Extension numéro 3 : Damoiselle et Dragon

Un beau dragon rouge, et de nouvelles tuiles pour toutes constructions.

Avoir un dragon à Carcassonne, voilà qui a du chien. D'autant que la figurine (voir ci-dessus) est tout à fait réussie. Le problème, c'est que cette extension apporte des changements de règles qui rende le jeu beaucoup moins agréable : le dragon, qui va se déplacer relativement souvent, dévore (renvoie dans la main de son propriétaire) chaque partisan qu'il croise ; la demoiselle, toujours trouvée dans une ville, en retire un partisan de la même façon que le dragon. Ces nouvelles règles n'apportent pas grand-chose : de surcroît, elle apporte un élément de chaos très important à un jeu dont une grande qualité était de ne pas être soumis au hasard. Amusant, donc, mais fortement dispensable.

Extension numéro 8 : Bazars, Ponts et Forteresses

De nouveaux accessoires pour une extension aux allures de marché aux puces.

Voici également une extension dont on peut se passer. Trois nouveaux accessoires sont introduits :
- les ponts : permettent de relier une route à une autre, au dessus d'une tuile sans route. L'effet serait anecdotique s'il ne rendait pas beaucoup plus difficile la tâche déjà ardue consistant à contrôler ses champs.
- les forteresses : au lieu de marquer 4 points avec une ville à deux tuiles, vous pouvez placer dessus une forteresse. Cette forteresse, lorsqu'une des tuiles la bordant immédiatement sera partie d'une construction marquant des points, en fera marquer autant à son contrôleur. Il est possible, avec une forteresse, de réduire à néant les efforts d'un adversaire pour une construction importante, voire de multiplier par deux ses propres gains : bien trop puissant, cet effet est à banir.
- les bazars : permettent de mettre aux enchères des pièces sorties du sac. Ni trop puissant, ni utile.

Mini-extension numéro 1 : les aéronefs

Des tuiles exclusivement "champ" pour cette mini-extension.

Tout au plus amusante, cette mini-extension permet l'envol de partisan depuis un champ, vers une construction en cours potentiellement contrôlée par un adversaire. Pour s'amuser.

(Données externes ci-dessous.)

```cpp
static thread_local char g_err[512] = "";
void eg_set_error(const char* fmt, ...) {
    va_list ap;
    va_start(ap, fmt);
    vsnprintf(g_err, sizeof(g_err), fmt, ap);
    va_end(ap);
}
extern "C" const char* eg_last_error(void) { return g_err; }
std::atomic<long long> g_eg_launches{0};
extern "C" int64_t eg_launch_count(void) { return (int64_t)g_eg_launches.load(std::memory_order_relaxed); }
bool g_eg_launch_hist = [] { const char* e = getenv("EG_LAUNCH_HIST"); return e && e[0] == '1'; }();
namespace {
std::mutex g_hist_mu;
std::map<std::string, long long> g_hist;
}
void egi_count_launch(const char* what) {
    std::lock_guard<std::mutex> lk(g_hist_mu);
// ... 142 lines not shown
        e.kind = kind; e.dims[0] = d0; e.dims[1] = d1; e.dims[2] = d2; e.dims[3] = d3;
        e.offset = total; e.numel = numel;
        entries.push_back(e);
        total += numel;
        return e.offset;
    }
    int64_t raw(const std::string& key, int64_t numel) { return add(key, EG_PACK_RAW, (int)numel, 0, 0, 0, numel); }
    int64_t vec(const std::string& key, int n, int npad) { return add(key, EG_PACK_VEC_PAD, n, npad, 0, 0, npad); }
};

struct LinW { int64_t w = -1, b = -1; int n = 0, k = 0, npad = 0, kpad = 0; };
struct ConvW { int64_t w = -1, bias = -1, scale = -1, shift = -1; int cin = 0, cout = 0, coutp = 0, stride = 1; };
struct BlockW {
    ConvW c1, c2;
    int64_t se_w1, se_b1, se_w2, se_b2;
    bool ds = false;
    int64_t ds_w = -1, ds_scale = -1, ds_shift = -1;
    int64_t ds_wb = -1;
    int cin, cout, stride;
};
struct MhaW { LinW q, kv, qkv, o; int64_t ln_g, ln_b; };
struct FfnW { LinW w1, w2; int64_t ln_g, ln_b; };

LinW add_linear(Layout& L, const std::string& prefix, int n, int k, bool bias, int kpad_force = 0, int npad_force = 0) {
    LinW w;
    w.n = n; w.k = k;
    w.npad = npad_force ? npad_force : (int)eg_round_up(n, 64);
    w.kpad = kpad_force ? kpad_force : (int)eg_round_up(k, 64);
    w.w = L.add(prefix + ".weight", EG_PACK_LINEAR, n, k, w.npad, w.kpad, (int64_t)w.npad * w.kpad * 2);
    if (bias) w.b = L.vec(prefix + ".bias", n, w.npad);
// ... 261 lines not shown
int run_audio_tower(const EgGenerator* g, const float* arena, const float* spec, const GenWs& w, void* ws, int B, hipStream_t st) {
    const int prec = g->cfg.precision, F = g->cfg.frames, D = g->cfg.d_model;
    float* bufs[3] = {P(ws, w.act[0]), P(ws, w.act[1]), P(ws, w.act[2])};
    float *gap = P(ws, w.gap), *gate = P(ws, w.gate);
    int xi = 0, h = g->H1, wd = g->W1, bi = 0;
    EG_TRY(eg_stem_conv(spec, arena + g->stem_w, arena + g->stem_b, arena + g->stem_scale, arena + g->stem_shift, bufs[0], B, g->H1,
                        g->W1, 32, st));
    if (g->keep_taps)
        EG_HIP_TRY(hipMemcpyAsync(P(ws, w.tap_stem), bufs[0], sizeof(float) * (size_t)B * g->H1 * g->W1 * 32, hipMemcpyDeviceToDevice, st), "tap copy");
    for (int s = 0; s < 3; ++s) {
        for (int j = 0; j < g->stages[s]; ++j, ++bi) {
            const BlockW& bw = g->blocks[bi];
            const int t1 = (xi + 1) % 3, t2 = (xi + 2) % 3;
            const int ho = (h + 2 - 3) / bw.stride + 1, wo = (wd + 2 - 3) / bw.stride + 1;
            if (g->fuse_se && (!bw.ds || prec != EG_PREC_F32)) {
                EG_TRY(eg_se_block_fused(bufs[xi], arena + bw.c1.w, arena + bw.c1.scale, arena + bw.c1.shift, arena + bw.c2.w, arena + bw.c2.scale,
                                         arena + bw.c2.shift, arena + bw.se_w1, arena + bw.se_b1, arena + bw.se_w2, arena + bw.se_b2,
                                         bw.ds ? arena + bw.ds_wb : nullptr, bw.ds ? arena + bw.ds_scale : nullptr, bw.ds ? arena + bw.ds_shift : nullptr,
                                         bufs[t1], bufs[t2], gap, gate, P(ws, w.scv), B, h, wd, bw.cin, bw.cout, bw.stride, prec, st));
                xi = t2; h = ho; wd = wo;
                continue;
            }
            EG_TRY(run_conv(arena, bw.c1, bufs[xi], bufs[t1], nullptr, B, h, wd, 1, 0, prec, st));
            EG_TRY(run_conv(arena, bw.c2, bufs[t1], bufs[t2], gap, B, ho, wo, 0, 0, prec, st));
            const int tiles = eg_conv3x3_gap_tiles(ho, wo, bw.cout, bw.cout, 1);
            EG_TRY(eg_se_gate(gap, tiles, arena + bw.se_w1, arena + bw.se_b1, arena + bw.se_w2, arena + bw.se_b2, gate, B, bw.cout,
                              ho * wo, st));
            EG_TRY(eg_se_residual_relu(bufs[t2], gate, bufs[xi], bw.ds ? arena + bw.ds_w : nullptr, bw.ds ? arena + bw.ds_scale : nullptr,
                                       bw.ds ? arena + bw.ds_shift : nullptr, bufs[t1], B, ho, wo, bw.cout, h, wd, bw.cin, bw.stride, st));
            xi = t1; h = ho; wd = wo;
        }
        if (g->keep_taps)
            EG_HIP_TRY(hipMemcpyAsync(P(ws, w.tap_l[s]), bufs[xi], sizeof(float) * (size_t)B * h * wd * g->filters[s], hipMemcpyDeviceToDevice, st), "tap copy");
    }
// ... 220 lines not shown
    for (int s = 0; s < 3; ++s) {
        const int planes = g->filters[s];
        for (int j = 0; j < g->stages[s]; ++j) {
            BlockW b;
            const std::string p = fe + ".layer" + std::to_string(s + 1) + "." + std::to_string(j);
            b.stride = (s > 0 && j == 0) ? 2 : 1;
            b.cin = inpl; b.cout = planes;
            b.c1 = add_conv3(L, p + ".conv1", inpl, planes, b.stride);
            add_bn(L, p + ".bn1", planes, planes, b.c1.scale, b.c1.shift);
            b.c2 = add_conv3(L, p + ".conv2", planes, planes, 1);
            add_bn(L, p + ".bn2", planes, planes, b.c2.scale, b.c2.shift);
            b.se_w1 = L.raw(p + ".se.fc.0.weight", planes / 8 * planes);
            b.se_b1 = L.raw(p + ".se.fc.0.bias", planes / 8);
            b.se_w2 = L.raw(p + ".se.fc.2.weight", planes * (planes / 8));
            b.se_b2 = L.raw(p + ".se.fc.2.bias", planes);
            b.ds = (b.stride != 1 || inpl != planes);
            if (b.ds) {
                b.ds_w = L.add(p + ".downsample.0.weight", EG_PACK_CONV1X1, planes, inpl, 0, 0, (int64_t)inpl * planes);
                b.ds_wb = L.add(p + ".downsample.0.weight", EG_PACK_CONV1X1_BF16, planes, inpl, 0, 0, (int64_t)inpl * planes);
                add_bn(L, p + ".downsample.1", planes, planes, b.ds_scale, b.ds_shift);
            }
            g->blocks.push_back(b);
            inpl = planes;
        }
    }
    g->final_conv = add_conv3(L, "audio_encoder.final_conv1", 128, F, 1);
    if (g->final_conv.coutp > 64) {
        g->final_conv.coutp = 128;
        L.entries.back().dims[2] = 128;
        L.total -= L.entries.back().numel;
// ... 713 lines not shown
```

emotiongestures_amd/ops.py:

```python
from __future__ import annotations

import ctypes as C
from typing import Optional

import numpy as np
import torch

from . import _lib as L
from . import packing
from ._host import need_cuda as _need_cuda, ptr as _ptr, stream as _stream


def _dev(t):
    return t.device


def pack_linear_weight(w: torch.Tensor, device) -> torch.Tensor:
    n, k = w.shape
    npad, kpad = (n + 63) // 64 * 64, (k + 63) // 64 * 64
    if w.is_cuda and w.device == torch.device(device) and w.dtype == torch.float32:
        lib = L.load()
        wd = w.detach().contiguous()
        img = torch.empty(int(lib.eg_linear_packed_floats(n, k)), dtype=torch.float32, device=wd.device)
        L.check(lib.eg_pack_linear_device(_ptr(wd), k, n, k, 0, _ptr(img), _stream(wd.device)), "eg_pack_linear_device")
# ... 75 lines not shown
    lib = L.load()
    y, gate, x_in = _need_cuda(y, "y"), _need_cuda(gate, "gate"), _need_cuda(x_in, "x_in")
    dev = y.device
    B, Ho, Wo, Cc = y.shape
    _, Hi, Wi, Cin = x_in.shape
    dsw = None
    if ds_weight is not None:
        dsw = ds_weight.detach().reshape(Cc, Cin).t().contiguous().to(dev, torch.float32)
        ds_scale, ds_shift = _need_cuda(ds_scale, "ds_scale"), _need_cuda(ds_shift, "ds_shift")
    out = torch.empty_like(y)
    L.check(lib.eg_se_residual_relu(_ptr(y), _ptr(gate), _ptr(x_in), _ptr(dsw), _ptr(ds_scale), _ptr(ds_shift), _ptr(out), B, Ho, Wo,
                                    Cc, Hi, Wi, Cin, stride, _stream(dev)), "eg_se_residual_relu")
    return out
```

Mini-extension numéro 1 : les Brigands


Chaque joueur se voit doté d'un brigand, qui lui sert à « voler » quelques points à un adversaire la prochaine fois qu'il gagne des points. La mécanique associée étant équilibrée – tous les joueurs placent un brigand en même temps – cette mini-extension est également amusante, sans être indispensable.

Liste des extensions non traitées :
- La Rivière
- La Rivière II
- Le Comte de Carcassonne
- Les Cathares
- La Tour
- Maires et Cloîtres
- Comtes, roi et consorts (contient le Comte, la Rivière II et deux autres mini-extensions)
- La Catapulte
- Mini-extensions 2, 3, 4 et 5 : messagers, ferrys, mines d'or, magiciens et sorcières.

Il convient également de noter que le jeu est disponible dans une big box, contenant la boîte de base et les cinq premières extensions.